My fix converts this:
while( readdir $dir ){ ... }
into this:
while( defined( $_ = readdir $dir ){ ...}
Which makes it work the same way that read has worked on files. Actually it is the same bit of code, I just added another element to the corresponding if statements.
Well, you pretty much cover it. All that taken into account, I would tend to use glob when I'm throwing together a quick one-off script and its behavior is just what I want, and use opendir and readdir in ongoing production code or libraries where I can take my time and clearer, cleaner code is helpful.
That was a pretty comprehensive list. readdir (and readdir + grep) has less overhead than glob and so that is a plus for readdir if you need to analyze lots and lots of directories.
For small, simple things, I prefer glob. Just the other day, I used it and a twenty line perl script to retag a large portion of my music library. glob, however, has a pretty strange name. Glob? It's not intuitive at all, as far as a name goes.
My biggest hangup with readdir is that it treats a directory in a way that's somewhat odd to most people. Usually, programmers don't think of a directory as a stream, they think of it as a resource, or list, which glob provides. The name is better, the functionality is better, but the interface still leaves something to be desired.
glob pros:
3) No need to prepend the directory name onto items manually
Exception:
say for glob "*";
--output:--
1perl.pl
2perl.pl
2perl.pl.bak
3perl.pl
3perl.pl.bak
4perl.pl
data.txt
data1.txt
data2.txt
data2.txt.out
As far as I can tell, the rule for glob is: you must provide a full path to the directory to get full paths back. The Perl docs do not seem to mention that, and neither do any of the posts here.
That means that glob can be used in place of readdir when you want just filenames (rather than full paths), and you don't want hidden files returned, i.e. ones starting with '.'. For example,
chdir ("../..");
say for glob("*");
On a similar note, File::Slurp has a function called read_dir.
Since I use File::Slurp's other functions a lot in my scripts, read_dir has also become a habit.
It also has following options: err_mode, prefix, and keep_dot_dot.
First, do some reading.
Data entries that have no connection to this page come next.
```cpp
constexpr int FOLD_CO = 8;
struct AttnFoldArgs {
    const float *ctxn, *wq, *wout, *bout, *g;
    unsigned char *wpk;
    size_t wpk_bstride;
    float *biasb;
    int C, MT, nkg;
    int ndn;
    const float *dn_w, *dn_wo, *dn_vw;
    unsigned char *dn_wpk;
    size_t dn_bstride;
    float *dn_btab;
    int dn_MT, dn_nkg;
};
__global__ __launch_bounds__(256) void attn_fold_kernel(const AttnFoldArgs a) {
    __shared__ float s_U[FOLD_CO][128];
    __shared__ float s_part[4][FOLD_CO][128];
    const int co0 = blockIdx.x * FOLD_CO, b = blockIdx.z, tid = threadIdx.x;
    const int C = a.C;
    const int tap = (int)blockIdx.y < a.ndn ? (int)blockIdx.y : -1;
    const float *wout = tap >= 0 ? a.dn_wo + (size_t)tap * C * 128 : a.wout;
    const float *cb = a.ctxn + (size_t)b * 4096;
    {
        const int j = tid & 127, h = j >> 5, d = j & 31;
        const float4 *cx = reinterpret_cast<const float4 *>(cb + (h * 32 + d) * 32);
        float4 cv[8];
#pragma unroll
        for (int e = 0; e < 8; ++e) cv[e] = cx[e];
#pragma unroll
        for (int rr = 0; rr < FOLD_CO / 2; ++rr) {
            const int r = (tid >> 7) * (FOLD_CO / 2) + rr;
            const float4 *wo = reinterpret_cast<const float4 *>(wout + (size_t)(co0 + r) * 128 + h * 32);
            float acc = 0.f;
#pragma unroll
            for (int e = 0; e < 8; ++e) {
                const float4 w4 = wo[e];
                acc = fmaf(w4.x, cv[e].x, acc); acc = fmaf(w4.y, cv[e].y, acc);
                acc = fmaf(w4.z, cv[e].z, acc); acc = fmaf(w4.w, cv[e].w, acc);
            }
            s_U[r][j] = acc;
        }
    }
    __syncthreads();
    const float gv = a.g[0];
    const int MT = tap >= 0 ? a.dn_MT : a.MT, nkg = tap >= 0 ? a.dn_nkg : a.nkg;
    const int ncot = (C + MT - 1) / MT;
    __bf16 *wp = tap >= 0 ? reinterpret_cast<__bf16 *>(a.dn_wpk + (size_t)b * a.dn_bstride)
                          : reinterpret_cast<__bf16 *>(a.wpk + (size_t)b * a.wpk_bstride);
    const int ky = tap >= 0 ? tap / 3 : 0, kx = tap >= 0 ? tap - 3 * ky : 0;
    const int nst = tap >= 0 ? 3 : 1, tps = nst;
    const int Cc = C < 256 ? C : 256;
    const int nj = 256 / Cc >= 4 ? 4 : (256 / Cc >= 2 ? 2 : 1);
    const int jq = tid / Cc, cl = tid - jq * Cc;
    const int jn = 128 / nj;
    const bool active = jq < nj;
    for (int ci = cl; ci < C; ci += Cc) {
        float acc[FOLD_CO];
#pragma unroll
        for (int r = 0; r < FOLD_CO; ++r) acc[r] = 0.f;
        const float *qp = a.wq + (size_t)(active ? jq * jn : 0) * C + ci;
        for (int j0 = 0; j0 < (active ? jn : 0); j0 += 8) {
            float q[8];
#pragma unroll
            for (int u = 0; u < 8; ++u) q[u] = qp[(size_t)(j0 + u) * C];
#pragma unroll
            for (int u = 0; u < 8; ++u)
#pragma unroll
                for (int r = 0; r < FOLD_CO; ++r) acc[r] = fmaf(s_U[r][jq * jn + j0 + u], q[u], acc[r]);
        }
        if (nj > 1) {
            if (active && jq > 0) {
#pragma unroll
                for (int r = 0; r < FOLD_CO; ++r) s_part[jq][r][cl] = acc[r];
            }
            __syncthreads();
            if (jq == 0) {
                for (int k = 1; k < nj; ++k)
#pragma unroll
                    for (int r = 0; r < FOLD_CO; ++r) acc[r] += s_part[k][r][cl];
            }
        }
        if (jq == 0) {
            const int chunk = ci / (8 * nkg), kg = (ci >> 3) % nkg, i = ci & 7;
#pragma unroll
            for (int r = 0; r < FOLD_CO; ++r) {
                const int co = co0 + r, cot = co / MT, m = co % MT;
                const size_t blk = ((size_t)chunk * nst + ky) * ncot + cot;
                const size_t blk_elems = (size_t)tps * MT * 16 * nkg;
                const size_t e_hi = blk * blk_elems + ((size_t)((0 * tps + kx) * nkg + kg) * MT + m) * 8 + i;
                const size_t e_lo = blk * blk_elems + ((size_t)((1 * tps + kx) * nkg + kg) * MT + m) * 8 + i;
                const float v = tap >= 0 ? fmaf(acc[r], gv, a.dn_w[((size_t)co * C + ci) * 9 + tap]) : acc[r] * gv;
                __bf16 hi, lo;
                split_bf16(v, hi, lo);
                wp[e_hi] = hi;
                wp[e_lo] = lo;
            }
        }
    }
    if (tap < 0 && tid < FOLD_CO) a.biasb[(size_t)b * C + co0 + tid] = gv * a.bout[co0 + tid];
    if (tap == 0 && tid < FOLD_CO) {
        const int co = co0 + tid;
        float *t = a.dn_btab + (size_t)b * 6 * C + co;
#pragma unroll
        for (int k = 0; k < 3; ++k) {
            const float v0 = a.dn_vw[(size_t)(0 + k) * C + co], v1 = a.dn_vw[(size_t)(3 + k) * C + co], v2 = a.dn_vw[(size_t)(6 + k) * C + co];
            t[(size_t)(0 + k) * C] = gv * (v1 + v2);
            t[(size_t)(3 + k) * C] = gv * ((v0 + v1) + v2);
        }
    }
}

hipError_t launch_attn_fold(const float *ctxn, const float *wq, const float *wout, const float *bout, const float *g,
                            unsigned char *wpk, size_t wpk_bstride, float *biasb, int B, int C, hipStream_t st,
                            const AttnFoldDn *dn) {
    if (C % 16 != 0) return hipErrorInvalidValue;
    ConvGeom geom = conv_geom(CONV_P1, C, C);
    if (C % (16 * geom.kch) != 0) return hipErrorInvalidValue;
    if (wpk == nullptr && dn == nullptr) return hipErrorInvalidValue;
    AttnFoldArgs a;
    memset(&a, 0, sizeof(a));
    a.ctxn = ctxn; a.wq = wq; a.wout = wout; a.bout = bout; a.g = g;
    a.wpk = wpk; a.wpk_bstride = wpk_bstride; a.biasb = biasb;
    a.C = C; a.MT = geom.MT; a.nkg = 2 * geom.kch;
    if (dn != nullptr) {
        ConvGeom gd = conv_geom(CONV_DN, C, C);
        if (C % (16 * gd.kch) != 0 || C % gd.MT != 0 || gd.nst != 3 || gd.tps != 3) return hipErrorInvalidValue;
        if (dn->bstride < conv_packed_bytes(CONV_DN, C, C)) return hipErrorInvalidValue;
        a.ndn = 9;
        a.dn_w = dn->w; a.dn_wo = dn->wo; a.dn_vw = dn->vw;
        a.dn_wpk = dn->wpk; a.dn_bstride = dn->bstride; a.dn_btab = dn->btab;
        a.dn_MT = gd.MT; a.dn_nkg = 2 * gd.kch;
    }
    hipLaunchKernelGGL(attn_fold_kernel, dim3(C / FOLD_CO, a.ndn + (wpk != nullptr ? 1 : 0), B), dim3(256), 0, st, a);
    return hipGetLastError();
}

__global__ __launch_bounds__(128) void attn_dn_precompose_kernel(const float *__restrict__ w, const float *__restrict__ wout,
                                                                  const float *__restrict__ bout, float *__restrict__ wo,
                                                                  float *__restrict__ vw, int C) {
    const int co = blockIdx.x, tap = blockIdx.y, j = threadIdx.x;
    const float *wr = w + (size_t)co * C * 9 + tap;
    float acc = 0.f, accb = 0.f;
    for (int c = 0; c < C; ++c) {
        const float wv = wr[(size_t)c * 9];
        acc = fmaf(wv, wout[(size_t)c * 128 + j], acc);
        accb = fmaf(wv, bout[c], accb);
    }
    wo[((size_t)tap * C + co) * 128 + j] = acc;
    if (j == 0) vw[(size_t)tap * C + co] = accb;
}

hipError_t launch_attn_dn_precompose(const float *w, const float *wout, const float *bout, float *wo, float *vw, int C, hipStream_t st) {
    hipLaunchKernelGGL(attn_dn_precompose_kernel, dim3(C, 9), dim3(128), 0, st, w, wout, bout, wo, vw, C);
    return hipGetLastError();
}

}
```

Baseline: 53200 mel-frames/s.

## Double-buffer attention context staging with paired-pixel vector loads

Reworks both attention context kernels so each thread loads two adjacent pixels per channel with 64-bit buffer loads and stores. It also rotates two register sets, and in the main kernel two LDS staging buffers, so the next stage's global loads are issued before the current MFMA work and one barrier per step is dropped. The tail scale/shift loads move to a lane shuffle and the mask goes through a buffer resource. This adds register and LDS pressure, which may reduce occupancy, and HW must now be even.

```diff
diff --git a/speech-backbones_amd/csrc/attn.hip b/speech-backbones_amd/csrc/attn.hip
--- a/speech-backbones_amd/csrc/attn.hip
+++ b/speech-backbones_amd/csrc/attn.hip
@@ -4,6 +4,9 @@
 
 #ifndef GTTS_ATTN_HPW
 #define GTTS_ATTN_HPW 2
+#endif
+#ifndef GTTS_ATTN_NBUF
+#define GTTS_ATTN_NBUF 2
 #endif
 
 namespace gtts {
@@ -15,6 +18,24 @@
     int C, HW, nstage, tiles, tps, nrec, nsplit, B;
     AttnTail tail;
 };
+
+__device__ __forceinline__ float u2f(unsigned u) { return __builtin_bit_cast(float, u); }
+typedef float f32x2 __attribute__((ext_vector_type(2)));
+typedef unsigned u32x2 __attribute__((ext_vector_type(2)));
+__device__ __forceinline__ f32x2 load_pair_f32(__amdgpu_buffer_rsrc_t rs, int voff, int soff) {
+    return __builtin_bit_cast(f32x2, __builtin_amdgcn_raw_buffer_load_b64(rs, voff, soff, 0));
+}
+__device__ __forceinline__ f32x2 load_pair_bf16(__amdgpu_buffer_rsrc_t rs, int voff, int soff) {
+    const unsigned v = __builtin_amdgcn_raw_buffer_load_b32(rs, voff, soff, 0);
+    f32x2 r;
+    r.x = u2f(v << 16);
+    r.y = u2f(v & 0xffff0000u);
+    return r;
+}
+__device__ __forceinline__ void consume_here(f32x2 &v) { asm volatile("" : "+v"(v)); }
+__device__ __forceinline__ void store_pair_f32(f32x2 v, __amdgpu_buffer_rsrc_t rs, int voff, int soff) {
+    __builtin_amdgcn_raw_buffer_store_b64(__builtin_bit_cast(u32x2, v), rs, voff, soff, GTTS_OUT_NT);
+}
 
 __device__ __forceinline__ void pack8_split(const float (&v)[8], u32x4 &hi, u32x4 &lo) {
     bf16x8 vh, vl;
@@ -37,11 +58,11 @@
     constexpr int NKGT = NKG / HPW;
     constexpr int WHEAD = 2 * NKG * 64;
     static_assert(HPW == 1 || HPW == 2, "one or two heads per workgroup");
+    constexpr int NBUF = GTTS_ATTN_NBUF;
+    static_assert(NBUF == 1 || NBUF == 2, "one staging buffer, or two in rotation");
     constexpr int SM16 = 2 * NKG * 256 + HPW * WHEAD;
     static_assert((size_t)SM16 * 16 >= (size_t)4 * HPW * ATTN_REC * 4, "merge records must fit the staging buffer");
-    __shared__ __attribute__((aligned(16))) u32x4 s_all[SM16];
-    u32x4 *s_ah = s_all, *s_al = s_all + NKG * 256;
-    u32x4 *s_wall = s_all + 2 * NKG * 256;
+    __shared__ __attribute__((aligned(16))) u32x4 s_all[NBUF * SM16];
 
     const int tid = threadIdx.x, lane = tid & 63;
     const int t255 = tid & 255, hw = __builtin_amdgcn_readfirstlane(tid >> 8);
@@ -51,22 +72,24 @@
     const int nsl = gridDim.x / (HG * a.B);
     const int wg = xcd_slot(blockIdx.x, gridDim.x);
     const int head = (wg % HG) * HPW + hw, slice = (wg / HG) % nsl, b = (wg / HG) / nsl;
-    u32x4 *s_w = s_wall + hw * WHEAD;
     const int tile0 = slice * a.tps;
     const int tile1 = min(tile0 + a.tps, a.tiles);
     const AT *xb = reinterpret_cast<const AT *>(a.x) + (size_t)b * a.C * a.HW;
     const u32x4 *wblk = reinterpret_cast<const u32x4 *>(a.wkv) + (size_t)head * a.nstage * (2 * NKG * 64);
 
-    float raw[NKGT][8];
-    u32x4 wregs[KCH];
+    static_assert(NKGT % 2 == 0, "whole pixel-pair items per thread");
+    constexpr int NIT = NKGT / 2;
+    const int pr = tid & 127, kgw = __builtin_amdgcn_readfirstlane(tid >> 7);
+    f32x2 rawA[NIT][8], rawB[NIT][8];
+    u32x4 wregsA[KCH], wregsB[KCH];
     const unsigned long long xaddr = reinterpret_cast<unsigned long long>(xb);
     const unsigned xlo = __builtin_amdgcn_readfirstlane((unsigned)xaddr);
     const unsigned xhi = __builtin_amdgcn_readfirstlane((unsigned)(xaddr >> 32));
     const int xbytes = a.C * a.HW * AB;
     const __amdgpu_buffer_rsrc_t rsx = __builtin_amdgcn_make_buffer_rsrc(
         reinterpret_cast<void *>(((unsigned long long)xhi << 32) | xlo), 0, __builtin_amdgcn_readfirstlane(xbytes), 0x00020000);
-    [[maybe_unused]] float rawh[NKGT][8], tmask = 0.f;
-    [[maybe_unused]] __amdgpu_buffer_rsrc_t rsh = rsx, rsi = rsx;
+    [[maybe_unused]] f32x2 rawhA[NIT][8], rawhB[NIT][8], tmA = {0.f, 0.f}, tmB = {0.f, 0.f};
+    [[maybe_unused]] __amdgpu_buffer_rsrc_t rsh = rsx, rsi = rsx, rsm = rsx;
     [[maybe_unused]] const bool tail_store = (wg % HG) == 0;
     if constexpr (TAIL) {
         auto mk = [&](const void *p) {
@@ -77,48 +100,68 @@
         };
         rsh = mk(a.tail.h);
         rsi = mk(a.tail.xin);
-    }
-    auto apply_tail = [&](int tile, int stage) {
+        const unsigned long long um = reinterpret_cast<unsigned long long>(a.tail.mask + (size_t)b * a.tail.T);
+        rsm = __builtin_amdgcn_make_buffer_rsrc(reinterpret_cast<void *>(((unsigned long long)__builtin_amdgcn_readfirstlane((unsigned)(um >> 32)) << 32) |
+                                                                       (unsigned)__builtin_amdgcn_readfirstlane((unsigned)um)),
+                                                0, __builtin_amdgcn_readfirstlane(a.tail.T * 4), 0x00020000);
+    }
+    auto trim = [&](int stage, f32x2 (&rx)[NIT][8], f32x2 (&rh)[NIT][8]) {
+#pragma unroll
+        for (int it = 0; it < NIT; ++it)
+#pragma unroll
+            for (int i = 0; i < 8; ++i) {
+                consume_here(rx[it][i]);
+                if constexpr (TAIL) consume_here(rh[it][i]);
+                if (!FULLC && stage * 16 * KCH + (it * 2 * HPW + kgw) * 8 + i >= a.C) rx[it][i] = f32x2{0.f, 0.f};
+            }
+    };
+    auto apply_tail = [&](int tile, int stage, f32x2 (&rx)[NIT][8], f32x2 (&rh)[NIT][8], f32x2 &rm) {
+        trim(stage, rx, rh);
         if constexpr (TAIL) {
-            const int n = tile * 256 + t255;
+            const int n = tile * 256 + 2 * pr;
             const int voff = n < a.HW ? n * AB : xbytes;
 #pragma unroll
-            for (int kg = 0; kg < NKGT; ++kg) {
-                const int cb = stage * 16 * KCH + (hw * NKGT + kg) * 8;
+            for (int it = 0; it < NIT; ++it) {
+                const int cb = stage * 16 * KCH + (it * 2 * HPW + kgw) * 8;
 #pragma unroll
                 for (int i = 0; i < 8; ++i) {
                     const float sc = a.tail.esc[(size_t)b * a.C + cb + i], sh = a.tail.esh[(size_t)b * a.C + cb + i];
-                    const float v = tail_value(rawh[kg][i], raw[kg][i], sc, sh, tmask);
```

Chapter 9.6. of the Perl Cookbook outlines the point I want to get to nicely, just under the discussion heading.
Secondly, do a search for glob and dosglob in your Perl directory. While many different sources (ways to get the file list) can be used, the reason why I point you to dosglob is that if you happen to be on a Windows platform (and using the dosglob solution), it is actually using opendir/readdir/closedir. Other versions use built-in shell commands or precompiled OS specific executables.
If you know you are targetting a specific platform, you can use this information to your advantage. Just for reference I looked into this on Strawberry Perl Portable edition 5.12.2, so things may be slightly different on newer or original versions of Perl.